# iPhone's for sale on craigslist



## lyonsnet (Feb 19, 2008)

I did a quick search for "iphone" in the for sale section on craigslist Toronto. No surprise to the results, as there is a flood of pre-3G iPhone's available for sale. What did surprise me was the prices people are asking. Based on the ad's I looked at, most are priced $400 for a 4GB or 8GB version.

But my favorite ad is the guy posting to inform the public of today's news who do not follow Apple as closely as those if us here:
8G, Brand New iPhone


Cheers,


----------



## Betty Woo (Feb 5, 2005)

lyonsnet said:


> But my favorite ad is the guy posting to inform the public of today's news who do not follow Apple as closely as those if us here:
> 8G, Brand New iPhone


It's been flagged for removal and isn't available.

Lemme guess... it was someone pointing out how rediculous the prices were?

I also love how so many people are suddenly 'going away on vacation' and must absolutely get rid of them before they leave in a few days. 

'Cause, you know, those phones get lonely and die if you leave them at home for more than a week 

Holy cow! There be a lotta lotta iPhones for sale at now-rediculous prices in Vancouver!


----------



## lyonsnet (Feb 19, 2008)

Betty Woo said:


> It's been flagged for removal and isn't available.
> 
> Lemme guess... it was someone pointing out how rediculous the prices were?
> 
> ...


My favorite posting was still in my history. Here's the text:

8G, Brand New iPhone - $199
Reply to: [email protected]
Date: 2008-06-09, 4:53PM EDT


Notice a trend here? Do your research before buying from one of the idiots trying to offload their old iPhones/iPod Touches!

Apple Store (U.S.) - iPhone 3G

Canadian release: July 11.

Thank you.


----------



## GrapeApe (Aug 4, 2004)

How does that make him an idiot?

$199 (no tax) is a pretty reasonable price considering the person won't have to sign a contract, can jailbreak the phone, can it comes with a dock.

An original iPhone is by no means a relic, if you have no intention of using the Rogers data it is pretty much the same as the new iPhone.

In fact, I am selling my 8Gb 1st gen iPhone in the classifieds of this site, not trying to rip anyone off, just seeing if there is anyone who might be interested.
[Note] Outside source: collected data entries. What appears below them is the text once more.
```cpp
struct EncoderEnv {
  int fuse = 95, direct_stem = 1, stem1a_mfma = 2, retina_fuse = 3, ws_persist = 1;
  int stem_chunk = 0, ir100_chunk1 = 0, ir100_chunk2 = 0;
  int autotune = 1, force_cfg = -2, tune_lanes = 0, autotune_log = 0;
  bool tune_final = true;
  std::string tune_cache;
  static EncoderEnv read();
};

struct RunExtra {
  float* out2 = nullptr;
  const uint8_t* prep_src = nullptr;
  int prep_s = 0;
};

constexpr int ARCH_MLP = -1, ARCH_RNET = -2, ARCH_ONET = -3, ARCH_RETINA = -5;

struct Encoder : HandleBase {
  static constexpr HandleKind KIND = HandleKind::Encoder;
  Encoder() : HandleBase(KIND) {}
  ~Encoder() override;
  int arch, dtype, max_batch, in_size;
  std::vector<Buf> bufs;
  std::vector<ConvLayer> convs;
  std::vector<DwLayer> dws;
  std::vector<DwPwLayer> dwpws;
  std::vector<SeLayer> ses;
  float *rstem_wa = nullptr, *rstem_bias = nullptr;
  std::vector<Op> ops;
  std::vector<Group> groups;
  std::vector<FusedStack> fused;
  std::vector<int> fused_at;
  int prepare_fused();
  int launch_fused(const FusedStack& f, int n0, int nn, hipStream_t s);
  std::unordered_map<std::string, Tap> taps;
  bool buf_materialised(int buf) const;
  float* emb_raw = nullptr;
  int emb_ld = 512;
  int n_cls = 0, n_proj = 0;
  float* cls_buf = nullptr;
  double macs_alg = 0, macs_exec = 0;
  Encoder* head = nullptr;
  int head_classes = 0, head_in = -1, head_logit = -1;
  float* head_emb = nullptr;
  hipEvent_t head_done = nullptr;

  int add_buf(int H, int W, int C);
  char* at(int buf, int n0, int coff = 0) const {
    return bufs[buf].ptr + ((size_t)n0 * bufs[buf].elems_per_image() + coff) * dtype_size(dtype);
  }
  float* at_f32(int buf, int n0) const { return (float*)at(buf, n0); }
  int finalize();
  int autotune();
  ConvArgs conv_args(const ConvLayer& L, int n0, int nn) const;
  int run(const void* x, int n, int x_dtype, float* out, hipStream_t s, std::string* report = nullptr,
          const RunExtra* extra = nullptr);
  int run_range(const void* x, int i0, int i1, int x_dtype, float* out, hipStream_t s, std::string* report, const RunExtra* extra);
  int write_report(std::vector<hipEvent_t>& prof_ev, const std::vector<int>& prof_op, int n, hipStream_t s, std::string* report) const;
  float* stem_wt = nullptr;
  int n_ctx = 1, next_ctx = 0;
  std::vector<std::vector<char*>> ctx_bufs;
  std::vector<float*> ctx_emb;
  std::vector<hipEvent_t> ctx_ev;
  int select_ctx(hipStream_t s, int* used);
  int max_streams = 4;
  bool tune_dirty = true;
  int tune_lanes = 1;
  int tune_batch = 0;
  const EncoderEnv env = EncoderEnv::read();
  hipStream_t side[4] = {nullptr, nullptr, nullptr, nullptr};
  hipEvent_t join_ev[4] = {nullptr, nullptr, nullptr, nullptr}, fork_ev = nullptr;
};

const char* fused_label(const FusedStack& f);
const char* fused_detail(const FusedStack& f);

int build_irv1(Encoder& e, WeightMap& wm);
int build_ir100(Encoder& e, WeightMap& wm);
int build_seir101(Encoder& e, WeightMap& wm);
int build_rn50_2b(Encoder& e, WeightMap& wm, int num_classes, int num_projections);
int build_retina_mnet(Encoder& e, WeightMap& wm, int H, int W, int head_bufs[3]);
struct NetBufs { int crops, pooled1, pooled2, heads; };
int build_rnet(Encoder& e, WeightMap& wm, bool mid, NetBufs& nb);
int build_onet(Encoder& e, WeightMap& wm, bool mid, NetBufs& nb);

}
```

vn_celeb_face_recognition_amd/csrc/fused.cpp:

```cpp
#include "engine.h"
#include "block35.h"
#include "block8.h"
#include "stem_mid.h"
#include "trunk17.h"

#include <cstring>

namespace vnf {

using Kind = FusedStack::Kind;

namespace {
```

Selling a 1st gen iPhone for $400 may be a rip-off but don't lump everyone into the same pile.


----------



## Betty Woo (Feb 5, 2005)

lyonsnet isn't the author of the ad. He's just reprinting the text of the ad (that's been flagged and not available).
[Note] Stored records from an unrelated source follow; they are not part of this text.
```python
class _palette_recompose(Function):
    @staticmethod
    @custom_fwd(device_type="cuda")
    def forward(ctx, w_logits, o_raw, palette, active_mask):
        M = w_logits.shape[0]
        w_logits, o_raw = w_logits.half().contiguous(), o_raw.half().contiguous()
        palette = palette.float().contiguous()
        P = palette.shape[0]
        n_active = bin(active_mask & ((1 << P) - 1)).count("1")
        dev = w_logits.device
        pred = torch.empty(M, 3, dtype=torch.half, device=dev)
        w_hat = torch.empty(M, n_active, dtype=torch.float32, device=dev)
        o_hat = torch.empty(M, 3, dtype=torch.half, device=dev)
        _backend.palette_forward(w_logits, o_raw, palette, P, active_mask, M, pred, w_hat, o_hat)
        ctx.save_for_backward(w_logits, o_raw, palette)
# ... 95 lines not shown
        _grid.grid_encode_forward(x, table, enc.offsets, feats, M, 3, 2, L, S, H, None, enc.gridtype_id, enc.align_corners,
                                  enc.interp_id, blc=False, in_map=in_map, offsets_host=enc.offsets_host)
        feat = torch.empty(Mp, 32, device=x.device, dtype=torch.half)
        off_in = torch.empty(Mp, off_cols, device=x.device, dtype=torch.half) if degree else None
        _backend.style_assemble_forward(feats, d.float().contiguous() if degree else None, M, Mp, degree, feat, off_in, off_cols)
        ctx.save_for_backward(x, table)
        ctx.enc, ctx.in_map, ctx.geom, ctx.off_cols, ctx.plan = enc, in_map, (M, L, S, H), off_cols, plan
        return (feat, off_in) if degree else (feat, feat)

    @staticmethod
    @custom_bwd(device_type="cuda")
    def backward(ctx, g_feat, g_off):
        from ..backend import gridencoder_backend as _grid
        x, table = ctx.saved_tensors
        enc = ctx.enc
        M, L, S, H = ctx.geom
        if g_feat is None and g_off is None:
            return (None,) * 8
        g_feat = None if g_feat is None else g_feat.to(torch.half).contiguous()
        g_off = None if g_off is None else g_off.to(torch.half).contiguous()
        off_cols = ctx.off_cols if g_off is not None and g_off.shape[1] != 32 else 32
        grad_feats = torch.empty(L, M, 2, device=x.device, dtype=torch.half)
        _backend.style_assemble_backward(g_feat, g_off, M, off_cols, grad_feats)
        grad_table = enc.shadow.grad_half if enc.shadow is not None else torch.zeros_like(table)
        flag = enc.shadow.flag_for_backward(M) if enc.shadow is not None else None
        touched = enc.shadow.touched_for_backward(M) if flag is not None else None
        if ctx.plan is not None and touched is not None and not getattr(ctx.plan, "marks_touched", False):
            touched = None
        if enc.shadow is not None and touched is None:
            enc.shadow.unreported = enc.shadow.unreported or flag is None
            enc.shadow.mark_all_touched()
        _grid.grid_encode_backward(grad_feats, x, table, enc.offsets, grad_table, M, 3, 2, L, S, H, None, None, enc.gridtype_id,
                                   enc.align_corners, enc.interp_id, blc=False, in_map=ctx.in_map, offsets_host=enc.offsets_host,
                                   plan=ctx.plan, nonfinite_flag=flag, touched_lines=touched)
        return None, None, (None if enc.shadow is not None else grad_table), None, None, None, None, None


class LAENeRF(nn.Module):

    def __init__(self, params, encoding="hashgrid", dir_encoding=None, num_layers=3, hidden_dim=64, color_palette=None, size=256,
                 style_img=None, vgg=None, style_generator=None):
        super().__init__()
        self.opt = params
        self.bound = params.bound
        self.encoder, self.in_dim = get_encoder(encoding, desired_resolution=2048 * self.bound, num_levels=16, log2_hashmap_size=19)
        self.num_layers = num_layers
        self.hidden_dim = hidden_dim
        self.num_color_bases = params.num_palette_bases
        if not 0 < self.num_color_bases <= 16:
            raise ValueError("LAENeRF: 1..16 palette bases (the MLP output tile is 16 wide)")
        self.register_buffer("active_palets", torch.ones(self.num_color_bases, dtype=torch.bool))
        self._active_mask = (1 << self.num_color_bases) - 1
        pal = color_palette if color_palette is not None else torch.rand(self.num_color_bases, 3, dtype=torch.float32)
        self.color_palette = nn.Parameter(pal.detach().clone().float())
        self.original_color_palette = None
        self.size = size
        self.dir_encoding, self.in_dim_dir = None, 0
        if dir_encoding is not None:
            self.dir_encoding, self.in_dim_dir = get_encoder(dir_encoding, degree=3)
        self.offset_in_dim = (self.in_dim + self.in_dim_dir + 15) // 16 * 16
        self.offset_net = FFMLP(self.offset_in_dim, 3, hidden_dim, num_layers - 1)
        self.weight_net = FFMLP(self.in_dim, self.num_color_bases, hidden_dim, num_layers - 1)
        self.style_transfer_net = None
        if float(getattr(params, "style_weight", 0) or 0) > 0:
            from . import style_network as sn
            style_img = style_img if style_img is not None else getattr(params, "style_image", None)
            vgg = vgg if vgg is not None else getattr(params, "vgg_weights", None)
# ... 156 lines not shown
```

### laenerf_amd/field.py

```python
import numpy as np
import torch
from torch.autograd import Function
from torch.amp import custom_bwd, custom_fwd

from .backend import ffmlp_backend as _mlp
from .backend import gridencoder_backend as _grid
from .ffmlp.head import COLOR_NET_PARAMS, SIGMA_NET_PARAMS


class _nerf_field(Function):
    calls = 0

    @staticmethod
    @custom_fwd(device_type="cuda")
    def forward(ctx, x, dirs, embeddings, sigma_weights, color_weights, enc, sigma_shadow, color_shadow, bound, density_scale, plan=None):
        _nerf_field.calls += 1
        M = x.shape[0]
        L = enc.num_levels
        x = x.float().contiguous()
        dirs = dirs.float().contiguous()
        table = enc.shadow.table_half(embeddings) if enc.shadow is not None else embeddings.to(torch.half)
        shadows = (sigma_shadow, color_shadow) if sigma_shadow is not None and color_shadow is not None else None
        if shadows is not None:
            ws, wc = sigma_shadow.table_half(sigma_weights), color_shadow.table_half(color_weights)
# ... 1 lines not shown
            ws, wc = sigma_weights.half().contiguous(), color_weights.half().contiguous()
        in_map = (float(bound), float(np.float32(1.0) / np.float32(2 * bound)))
        S, H = np.log2(enc.per_level_scale), enc.base_resolution
        feats = torch.empty(L, M, 2, device=x.device, dtype=torch.half)
        _grid.grid_encode_forward(x, table, enc.offsets, feats, M, 3, 2, L, S, H, None, enc.gridtype_id, enc.align_corners,
                                  enc.interp_id, blc=False, in_map=in_map, offsets_host=enc.offsets_host)
        h = torch.empty(M, 16, device=x.device, dtype=torch.half)
        sigmas = torch.empty(M, device=x.device, dtype=torch.float32)
        rgbs = torch.empty(M, 3, device=x.device, dtype=torch.float32)
        _mlp.nerf_head_forward(feats, dirs, ws, wc, M, density_scale, h, sigmas, rgbs, level_major=True)
        ctx.save_for_backward(x, dirs, table, ws, wc, feats, h, rgbs)
        ctx.enc, ctx.shadows, ctx.in_map, ctx.geom = enc, shadows, in_map, (M, L, S, H)
        ctx.density_scale = density_scale
        ctx.plan = plan
        ctx.wdtypes = (sigma_weights.dtype, color_weights.dtype)
        return sigmas, rgbs

    @staticmethod
    @custom_bwd(device_type="cuda")
    def backward(ctx, grad_sigmas, grad_rgbs):
        x, dirs, table, ws, wc, feats, h, rgbs = ctx.saved_tensors
        enc = ctx.enc
        M, L, S, H = ctx.geom
        grad_sigmas = grad_sigmas.float().contiguous()
        grad_rgbs = grad_rgbs.float().contiguous()
        grad_h = torch.empty_like(h)
        grad_feats = torch.empty_like(feats)
        wflag = None
        if ctx.shadows is not None:
            gws, gwc = ctx.shadows[0].grad_half, ctx.shadows[1].grad_half
            wflag = _weights_flag(ctx.shadows)
        else:
            gws, gwc = torch.empty_like(ws), torch.empty_like(wc)
        _mlp.nerf_head_backward(grad_sigmas, grad_rgbs, feats, dirs, h, rgbs, ws, wc, M, ctx.density_scale, grad_h, grad_feats,
                                gws, gwc, accumulate=ctx.shadows is not None, level_major=True, nonfinite_flag=wflag)
        grad_table = enc.shadow.grad_half if enc.shadow is not None else torch.zeros_like(table)
        flag = enc.shadow.flag_for_backward(M) if enc.shadow is not None else None
        touched = enc.shadow.touched_for_backward(M) if flag is not None else None
        if ctx.plan is not None and touched is not None and not getattr(ctx.plan, "marks_touched", False):
            touched = None
        if enc.shadow is not None and touched is None:
            enc.shadow.mark_all_touched()
        _grid.grid_encode_backward(grad_feats, x, table, enc.offsets, grad_table, M, 3, 2, L, S, H, None, None, enc.gridtype_id,
                                   enc.align_corners, enc.interp_id, blc=False, in_map=ctx.in_map, offsets_host=enc.offsets_host, plan=ctx.plan,
                                   nonfinite_flag=flag, touched_lines=touched)
        return (None, None, None if enc.shadow is not None else grad_table,
                None if ctx.shadows is not None else gws.to(ctx.wdtypes[0]),
                None if ctx.shadows is not None else gwc.to(ctx.wdtypes[1]), None, None, None, None, None, None)


def _weights_flag(shadows):
    a, b = shadows[0].flag_for_backward(), shadows[1].flag_for_backward()
    if a is not None and a == b:
        return a
    shadows[0].unreported = shadows[1].unreported = True
    return None


def field_supported(enc, sigma_net, color_net):
    return (enc.input_dim == 3 and enc.level_dim == 2 and enc.num_levels == 16
            and sigma_net.weights.numel() == SIGMA_NET_PARAMS and color_net.weights.numel() == COLOR_NET_PARAMS)


def nerf_field(x, dirs, enc, sigma_net, color_net, bound=1, density_scale=1.0, plan=None):
    if x.shape[0] % 16 != 0:
        raise RuntimeError("nerf_field: the number of samples must be a multiple of 16")
    return _nerf_field.apply(x, dirs, enc.embeddings, sigma_net.weights, color_net.weights, enc, sigma_net.shadow,
                             color_net.shadow, float(bound), float(density_scale), plan)


@torch.no_grad()
def field_backward_plan(x, enc, bound=1):
    x = x.float().contiguous()
    if x.shape[0] > (1 << 24):
        return None
    in_map = (float(bound), float(np.float32(1.0) / np.float32(2 * bound)))
    touched = enc.shadow.touched_for_backward(x.shape[0]) if enc.shadow is not None else None
    return _grid.grid_backward_plan(x, enc.offsets, x.shape[0], 3, 2, enc.num_levels, np.log2(enc.per_level_scale), enc.base_resolution,
# ... 22 lines not shown
```

### laenerf_amd/gridencoder/grid.py

```python
import numpy as np
import torch
import torch.nn as nn
from torch.autograd import Function
from torch.amp import custom_bwd, custom_fwd

from ..backend import gridencoder_backend as _backend

_gridtype_to_id = {"hash": 0, "tiled": 1}
_interp_to_id = {"linear": 0, "smoothstep": 1}


class _grid_encode(Function):

    @staticmethod
    @custom_fwd(device_type="cuda")
    def forward(ctx, inputs, embeddings, offsets, per_level_scale, base_resolution, calc_grad_inputs=False, gridtype=0,
                align_corners=False, interpolation=0, shadow=None, in_map=(0.0, 1.0), offsets_host=None):
        inputs = inputs.contiguous()
        B, D = inputs.shape
        L = offsets.shape[0] - 1
        C = embeddings.shape[1]
        S = np.log2(per_level_scale)
        H = base_resolution
        ctx.shadow = None
# ... 1 lines not shown
            if shadow is not None:
                embeddings = shadow.table_half(embeddings)
                ctx.shadow = shadow
            else:
                embeddings = embeddings.to(torch.half)
        outputs = torch.empty(B, L * C, device=inputs.device, dtype=embeddings.dtype)
        dy_dx = torch.empty(B, L * D * C, device=inputs.device, dtype=embeddings.dtype) if calc_grad_inputs else None
        _backend.grid_encode_forward(inputs, embeddings, offsets, outputs, B, D, C, L, S, H, dy_dx, gridtype,
                                     align_corners, interpolation, blc=True, in_map=in_map, offsets_host=offsets_host)
        ctx.offsets_host = offsets_host
        ctx.save_for_backward(inputs, embeddings, offsets, dy_dx)
        ctx.dims = [B, D, C, L, S, H, gridtype, interpolation]
        ctx.in_map = in_map
        ctx.align_corners = align_corners
        return outputs

    @staticmethod
    @custom_bwd(device_type="cuda")
    def backward(ctx, grad):
        inputs, embeddings, offsets, dy_dx = ctx.saved_tensors
        B, D, C, L, S, H, gridtype, interpolation = ctx.dims
        grad = grad.contiguous()
        if grad.dtype != embeddings.dtype:
            grad = grad.to(embeddings.dtype)
        grad_embeddings = ctx.shadow.grad_half if ctx.shadow is not None else torch.zeros_like(embeddings)
        grad_inputs = torch.zeros_like(inputs, dtype=embeddings.dtype) if dy_dx is not None else None
        flag = ctx.shadow.flag_for_backward(B) if ctx.shadow is not None and D == 3 and C == 2 else None
        touched = ctx.shadow.touched_for_backward(B) if flag is not None and grad.dtype == torch.half else None
        if ctx.shadow is not None and (flag is None or touched is None):
            ctx.shadow.unreported = ctx.shadow.unreported or flag is None
            ctx.shadow.mark_all_touched()
        _backend.grid_encode_backward(grad, inputs, embeddings, offsets, grad_embeddings, B, D, C, L, S, H, dy_dx,
                                      grad_inputs, gridtype, ctx.align_corners, interpolation, blc=True, in_map=ctx.in_map,
                                      offsets_host=ctx.offsets_host, nonfinite_flag=flag, touched_lines=touched)
        if dy_dx is not None:
            grad_inputs = grad_inputs.to(inputs.dtype)
            if ctx.in_map[1] != 1.0:
                grad_inputs = grad_inputs * ctx.in_map[1]
        return (grad_inputs, (None if ctx.shadow is not None else grad_embeddings), None, None, None, None, None, None, None,
                None, None, None)


class TableShadow:

    def __init__(self, embeddings):
        self.half = embeddings.detach().to(torch.half).contiguous()
        n = self.half.numel()
        self.grad_store = torch.zeros((n + 839) // 840 * 840, dtype=torch.half, device=self.half.device)
        self.grad_half = self.grad_store[:n].view_as(self.half)
        self.version = embeddings._version
        self.nonfinite_flag = None
        self.unreported = False
        self.touched_lines = None

    def mark_all_touched(self):
        if self.touched_lines is not None:
            self.touched_lines.fill_(-1)

    def flag_for_backward(self, n_samples=0):
        if self.nonfinite_flag is None or n_samples > (1 << 24):
            self.unreported = True
            self.mark_all_touched()
            return None
        return self.nonfinite_flag

    def touched_for_backward(self, n_samples=0):
        if self.touched_lines is None or self.nonfinite_flag is None or n_samples > (1 << 24):
            return None
        return self.touched_lines.data_ptr()

    def table_half(self, embeddings):
        if embeddings._version != self.version:
            self.half.copy_(embeddings.detach())
            self.version = embeddings._version
        return self.half


grid_encode = _grid_encode.apply


def level_offsets(input_dim, num_levels, per_level_scale, base_resolution, log2_hashmap_size, align_corners):
    offsets, offset = [], 0
    max_params = 2 ** log2_hashmap_size
    for i in range(num_levels):
        resolution = int(np.ceil(base_resolution * per_level_scale ** i))
        n = min(max_params, (resolution if align_corners else resolution + 1) ** input_dim)
# ... 79 lines not shown
```

### laenerf_amd/optim.py

```python
import ctypes
import os

import numpy as np
import torch

from . import _lib
from .ffmlp import FFMLP
from .gridencoder import GridEncoder


_direct_grad = {"depth": 0}
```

The ad title is to entice readers to the ad which proceeds to tell unsuspecting people that $199 iPhones are coming in July and to *know* that when they're reading the sudden influx of iPhone ads that are original or just below present price.


----------



## lyonsnet (Feb 19, 2008)

Sorry about that, my copy+paste didn't make which text was the ad (and like Betty points out, I am not the poster), so here it is again, this time in italic's:

_8G, Brand New iPhone - $199
Reply to: [email protected]
Date: 2008-06-09, 4:53PM EDT


Notice a trend here? Do your research before buying from one of the idiots trying to offload their old iPhones/iPod Touches!

Apple Store (U.S.) - iPhone 3G

Canadian release: July 11.

Thank you._

The purpose of the ad is to draw attention to Apple's offering of $199, it's not a real item for sale. I think the reference to idiot's is referring to those who are trying to these first gen for $400 and up. 

In my opinion, a first gen for $200 is a good deal, since the buyer would not be locked into a contract.


----------